▶ **Problem**:
Across the whole listing, filter for the string "asarray" and copy every line that has it.
══════════
# NVIDIA/AMGX

Measured on AMD Instinct MI355X. Metric: amg_setup_solve_seconds_poisson256_fgmres_agg, lower is better.
Workload: dtype fp64; 1 GPU; global_batch=16777216, seq_len=256, parallelism=dd1, rows_per_gpu=16777216, converged=True

## Files before the change

amgx_amd/amg/coloring.py:

```python

from __future__ import annotations

from typing import Callable, Dict

import numpy as np
import torch

from .. import ops

COLORING_REGISTRY: Dict[str, Callable] = {}


def register_coloring(name: str):
    def deco(fn):
        COLORING_REGISTRY[name] = fn
        return fn
    return deco


def _host_adj(A, level: int = 1):
    import scipy.sparse as sp
    ro = A.row_offsets.cpu().numpy().astype(np.int64)
    ci = A.col_indices.cpu().numpy().astype(np.int64)
    n = A.n_rows
    keep = ci < n
    rows = np.repeat(np.arange(n), np.diff(ro))[keep]
    cols = ci[keep]
    g = sp.csr_matrix((np.ones(rows.size, dtype=np.int8), (rows, cols)),
                      shape=(n, n))
    g = g + g.T
    if level >= 2:
        g = g @ g
    g = g.tocsr()
    g.setdiag(0)
    g.eliminate_zeros()
    return g.indptr, g.indices


def _square_graph_matrix(A):
    from ..matrix import CSRMatrix
    n = A.n_rows
    dev = A.row_offsets.device
    ci = A.col_indices
    keep = ci < n
    if bool(keep.all()):
        ro, cols = A.row_offsets, A.col_indices
    else:
        deg = A.row_offsets.to(torch.int64)
        rows = torch.repeat_interleave(
            torch.arange(n, dtype=torch.int64, device=dev),
            deg[1:] - deg[:-1])
        kept = torch.bincount(rows[keep], minlength=n)
        ro = torch.zeros(n + 1, dtype=torch.int64, device=dev)
        torch.cumsum(kept, 0, out=ro[1:])
        ro = ro.to(torch.int32)
        cols = ci[keep].contiguous()
    P = CSRMatrix(ro, cols,
                  torch.ones(int(cols.numel()), dtype=torch.float64,
                             device=dev), n_cols=n)
    return ops.spgemm(P, P)


def _greedy(indptr, indices, order):
    n = indptr.size - 1
    colors = np.full(n, -1, dtype=np.int32)
    for i in order:
        nb = indices[indptr[i]:indptr[i + 1]]
        used = set(int(colors[j]) for j in nb if colors[j] >= 0)
        c = 0
        while c in used:
            c += 1
        colors[i] = c
    return colors, (int(colors.max()) + 1 if n else 0)


def _hash(i: np.ndarray, salt: int) -> np.ndarray:
    s = np.uint64((salt * 0x9E3779B97F4A7C15) % (1 << 64))
    x = (i.astype(np.uint64) + s) * np.uint64(0xBF58476D1CE4E5B9)
    return (x ^ (x >> np.uint64(31))).astype(np.uint64)


@register_coloring("MIN_MAX")
def _min_max(A, scope, level):
    frac = scope.get("max_uncolored_percentage") if scope is not None \
        else 0.0
    if level <= 1:
        return ops.color_matrix(A, max_uncolored_frac=float(frac or 0))
    return ops.color_matrix(_square_graph_matrix(A),
                            max_uncolored_frac=float(frac or 0))


@register_coloring("PARALLEL_GREEDY")
def _parallel_greedy(A, scope, level):
    if A.row_offsets.is_cuda:
        return ops.color_matrix(A if level <= 1 else _square_graph_matrix(A),
                                seed=7)
    indptr, indices = _host_adj(A, level)
    n = indptr.size - 1
    colors = np.full(n, -1, dtype=np.int32)
    w = _hash(np.arange(n), 7)
    guard = 0
    while (colors < 0).any():
        newly = []
        for i in np.nonzero(colors < 0)[0]:
            nb = indices[indptr[i]:indptr[i + 1]]
            un_nb = nb[colors[nb] < 0]
            un_nb = un_nb[un_nb != i]
            if un_nb.size and not (w[i] > w[un_nb]).all():
                continue
            used = set(int(colors[j]) for j in nb if colors[j] >= 0)
            c = 0
            while c in used:
                c += 1
            newly.append((i, c))
        for i, c in newly:
            colors[i] = c
        guard += 1
        if guard > n + 2:
            raise RuntimeError("PARALLEL_GREEDY coloring did not converge")
    return colors, int(colors.max()) + 1 if n else 0


@register_coloring("SERIAL_GREEDY_BFS")
def _serial_greedy_bfs(A, scope, level):
    import collections
    indptr, indices = _host_adj(A, level)
    n = indptr.size - 1
    order = []
    seen = np.zeros(n, dtype=bool)
    for s in range(n):
        if seen[s]:
            continue
        q = collections.deque([s])
        seen[s] = True
        while q:
            i = q.popleft()
            order.append(i)
            for j in indices[indptr[i]:indptr[i + 1]]:
                if not seen[j]:
                    seen[j] = True
                    q.append(j)
    return _greedy(indptr, indices, np.asarray(order, dtype=np.int64))


@register_coloring("GREEDY_RECOLOR")
def _greedy_recolor(A, scope, level):
    colors, num = COLORING_REGISTRY["MIN_MAX"](A, scope, level)
    if not torch.is_tensor(colors):
        colors = torch.from_numpy(np.ascontiguousarray(colors))
    colors = colors.to(A.row_offsets.device, torch.int64)
    n = A.n_rows
    if n == 0 or num <= 1:
        return colors.to(torch.int32), max(num, 1 if n else 0)
    dev = colors.device
    if level >= 2:
        if dev.type == "cuda":
            A2 = _square_graph_matrix(A)
            ro64 = A2.row_offsets.to(torch.int64)
            ci = A2.col_indices.to(torch.int64)
        else:
            indptr, indices = _host_adj(A, level)
            ro64 = torch.from_numpy(indptr.astype(np.int64))
            ci = torch.from_numpy(indices.astype(np.int64))
    else:
        ro64 = A.row_offsets.to(torch.int64)
        ci = A.col_indices.to(torch.int64)
    rows = torch.repeat_interleave(
        torch.arange(n, dtype=torch.int64, device=dev), ro64[1:] - ro64[:-1])
    keep = (ci < n) & (ci != rows)
    er, ec = rows[keep], ci[keep]
    for c in range(num - 1, 0, -1):
        in_class = colors == c
        if not bool(in_class.any()):
            continue
        sel = in_class[er]
        sr, sc = er[sel], ec[sel]
        local = torch.full((n,), -1, dtype=torch.int64, device=dev)
        cls_rows = torch.nonzero(in_class, as_tuple=True)[0]
        local[cls_rows] = torch.arange(cls_rows.numel(), dtype=torch.int64,
                                       device=dev)
        used = torch.zeros(cls_rows.numel(), c + 1, dtype=torch.bool,
                           device=dev)
        nb_col = torch.clamp(colors[sc], max=c)
        used[local[sr], nb_col] = True
        cand = torch.arange(c + 1, dtype=torch.int64, device=dev) \
            .expand(cls_rows.numel(), c + 1)
        new_c = torch.where(used, torch.full_like(cand, c), cand) \
            .min(dim=1).values
        colors[cls_rows] = torch.minimum(new_c, colors[cls_rows])
    return colors.to(torch.int32), int(colors.max()) + 1


@register_coloring("MULTI_HASH")
def _multi_hash(A, scope, level):
    if A.row_offsets.is_cuda:
        max_hash = int(scope.get("max_num_hash")) if scope is not None else 7
        return ops.color_matrix(A if level <= 1 else _square_graph_matrix(A),
                                seed=11, multihash_rounds=max_hash)
    indptr, indices = _host_adj(A, level)
    n = indptr.size - 1
    max_hash = int(scope.get("max_num_hash")) if scope is not None else 7
    colors = np.full(n, -1, dtype=np.int32)
    for salt in range(max_hash):
        w = _hash(np.arange(n), salt + 11)
        un = colors < 0
        un_rows = np.nonzero(un)[0]
        if un_rows.size == 0:
            break
        newc = []
        for i in un_rows:
            nb = indices[indptr[i]:indptr[i + 1]]
            nb = nb[un[nb]]
            nbw = w[nb[nb != i]]
            if nbw.size == 0 or w[i] > nbw.max():
                newc.append(i)
        colors[np.asarray(newc, dtype=np.int64)] = salt
    if (colors < 0).any():
        for i in np.nonzero(colors < 0)[0]:
            nb = indices[indptr[i]:indptr[i + 1]]
            used = set(int(colors[j]) for j in nb if colors[j] >= 0)
            c = 0
            while c in used:
                c += 1
            colors[i] = max(c, 0)
    return colors, int(colors.max()) + 1 if n else 0


@register_coloring("ROUND_ROBIN")
def _round_robin(A, scope, level):
    n = A.n_rows
    if A.row_offsets.is_cuda and n > 20000:
        num = int(scope.get("num_colors") or 0) if scope is not None else 0
        if num <= 0:
            ro = A.row_offsets.to(torch.int64)
            num = max(int((ro[1:] - ro[:-1]).max()) + 1, 1)
        colors = (torch.arange(n, dtype=torch.int64,
                               device=A.row_offsets.device)
                  % num).to(torch.int32)
        return colors, num
    indptr, indices = _host_adj(A, level)
    n = indptr.size - 1
    colors = np.full(n, -1, dtype=np.int32)
    k = 1
    for i in range(n):
        nb = indices[indptr[i]:indptr[i + 1]]
        used = set(int(colors[j]) for j in nb if colors[j] >= 0)
        start = i % max(k, 1)
        c = start
        while c in used:
            c += 1
        colors[i] = c
        k = max(k, c + 1)
    return colors, int(colors.max()) + 1 if n else 0


@register_coloring("UNIFORM")
def _uniform(A, scope, level):
    n = A.n_rows
    ro = A.row_offsets.to(torch.int64)
    k = int((ro[1:] - ro[:-1]).max()) + 1 if n else 1
    k = max(k, 1)
    colors = (torch.arange(n, dtype=torch.int64,
                           device=A.row_offsets.device) % k).to(torch.int32)
    return colors, k if n else 0


@register_coloring("MIN_MAX_2RING")
def _min_max_2ring(A, scope, level):
    return ops.color_matrix(_square_graph_matrix(A))


@register_coloring("GREEDY_MIN_MAX_2RING")
def _greedy_min_max_2ring(A, scope, level):
    if A.row_offsets.is_cuda:
        return ops.color_matrix(_square_graph_matrix(A), seed=3)
    indptr, indices = _host_adj(A, 2)
    return _greedy(indptr, indices, np.arange(indptr.size - 1))


@register_coloring("LOCALLY_DOWNWIND")
def _locally_downwind(A, scope, level):
    indptr, indices = _host_adj(A, level)
    ro = A.row_offsets.cpu().numpy().astype(np.int64)
    ci = A.col_indices.cpu().numpy().astype(np.int64)
    v = A.values.cpu().numpy().reshape(A.nnz, -1)[:, 0]
    n = A.n_rows
    rows = np.repeat(np.arange(n), np.diff(ro))
    off = (rows != ci) & (ci < n)
    outflow = np.zeros(n)
    np.add.at(outflow, rows[off], -v[off])
    order = np.argsort(-outflow, kind="stable")
    return _greedy(indptr, indices, order)


class MatrixColoring:
    def __init__(self, colors: torch.Tensor, num_colors: int):
        self.colors = colors
        self.num_colors = num_colors
        counts = torch.bincount(colors.to(torch.int64), minlength=num_colors)
        order = torch.argsort(colors.to(torch.int64), stable=True)
        self.rows_sorted = order.to(torch.int32).contiguous()
        b = [0]
        for c in counts.cpu().tolist():
            b.append(b[-1] + int(c))
        self.bounds = b
        self.bounds_dev = torch.tensor(b, dtype=torch.int32,
                                       device=colors.device)

    @classmethod
    def create(cls, A, scope=None) -> "MatrixColoring":
        scheme = (scope.get("matrix_coloring_scheme")
                  if scope is not None else "MIN_MAX") or "MIN_MAX"
        level = int(scope.get("coloring_level")) if scope is not None else 1
        fn = COLORING_REGISTRY.get(scheme)
        if fn is None:
            raise KeyError(f"unknown coloring scheme {scheme!r}; known: "
                           f"{sorted(COLORING_REGISTRY)}")
        colors, num = fn(A, scope, max(level, 1))
        if isinstance(colors, np.ndarray):
            colors = torch.from_numpy(colors)
        return cls(colors.to(A.row_offsets.device), num)

    def rows_of(self, c: int) -> torch.Tensor:
        return self.rows_sorted[self.bounds[c]:self.bounds[c + 1]]

    def validate(self, A, level: int = 1) -> bool:
        indptr, indices = _host_adj(A, level)
        col = self.colors.cpu().numpy()
        rows = np.repeat(np.arange(indptr.size - 1), np.diff(indptr))
        return not bool((col[rows] == col[indices]).any())
```

amgx_amd/amg/level.py:

```python

from __future__ import annotations

from typing import Optional

import numpy as np
import torch

from .. import ops
from ..matrix import CSRMatrix


class AMGLevel:

    def __init__(self, A: CSRMatrix, scope, index: int):
        self.A = A
        self.scope = scope
        self.index = index
        self.next: Optional[AMGLevel] = None
        self.smoother = None
        mgr = getattr(A, "manager", None)
        n = mgr.ext_size if mgr is not None else A.n_rows * A.block_dim
        self.r = torch.zeros(n, dtype=A.dtype, device=A.device)
        self.bc = None
        self.xc = None

    def create_coarse_vertices(self) -> int:
        raise NotImplementedError

    def create_coarse_matrix(self) -> CSRMatrix:
        raise NotImplementedError

    def restrict_residual(self, r, bc):
        raise NotImplementedError

    def prolongate_and_apply(self, xc, x):
        raise NotImplementedError

    def rebuild_coarse_values(self):
        return None

    def alloc_coarse_vectors(self, Ac: CSRMatrix):
        mgr = getattr(Ac, "manager", None)
        nc = mgr.ext_size if mgr is not None else Ac.n_rows * Ac.block_dim
        self.bc = torch.zeros(nc, dtype=Ac.dtype, device=Ac.device)
        self.xc = torch.zeros(nc, dtype=Ac.dtype, device=Ac.device)
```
══════════
▶ **Problem solution**:
    return _greedy(indptr, indices, np.asarray(order, dtype=np.int64))
        colors[np.asarray(newc, dtype=np.int64)] = salt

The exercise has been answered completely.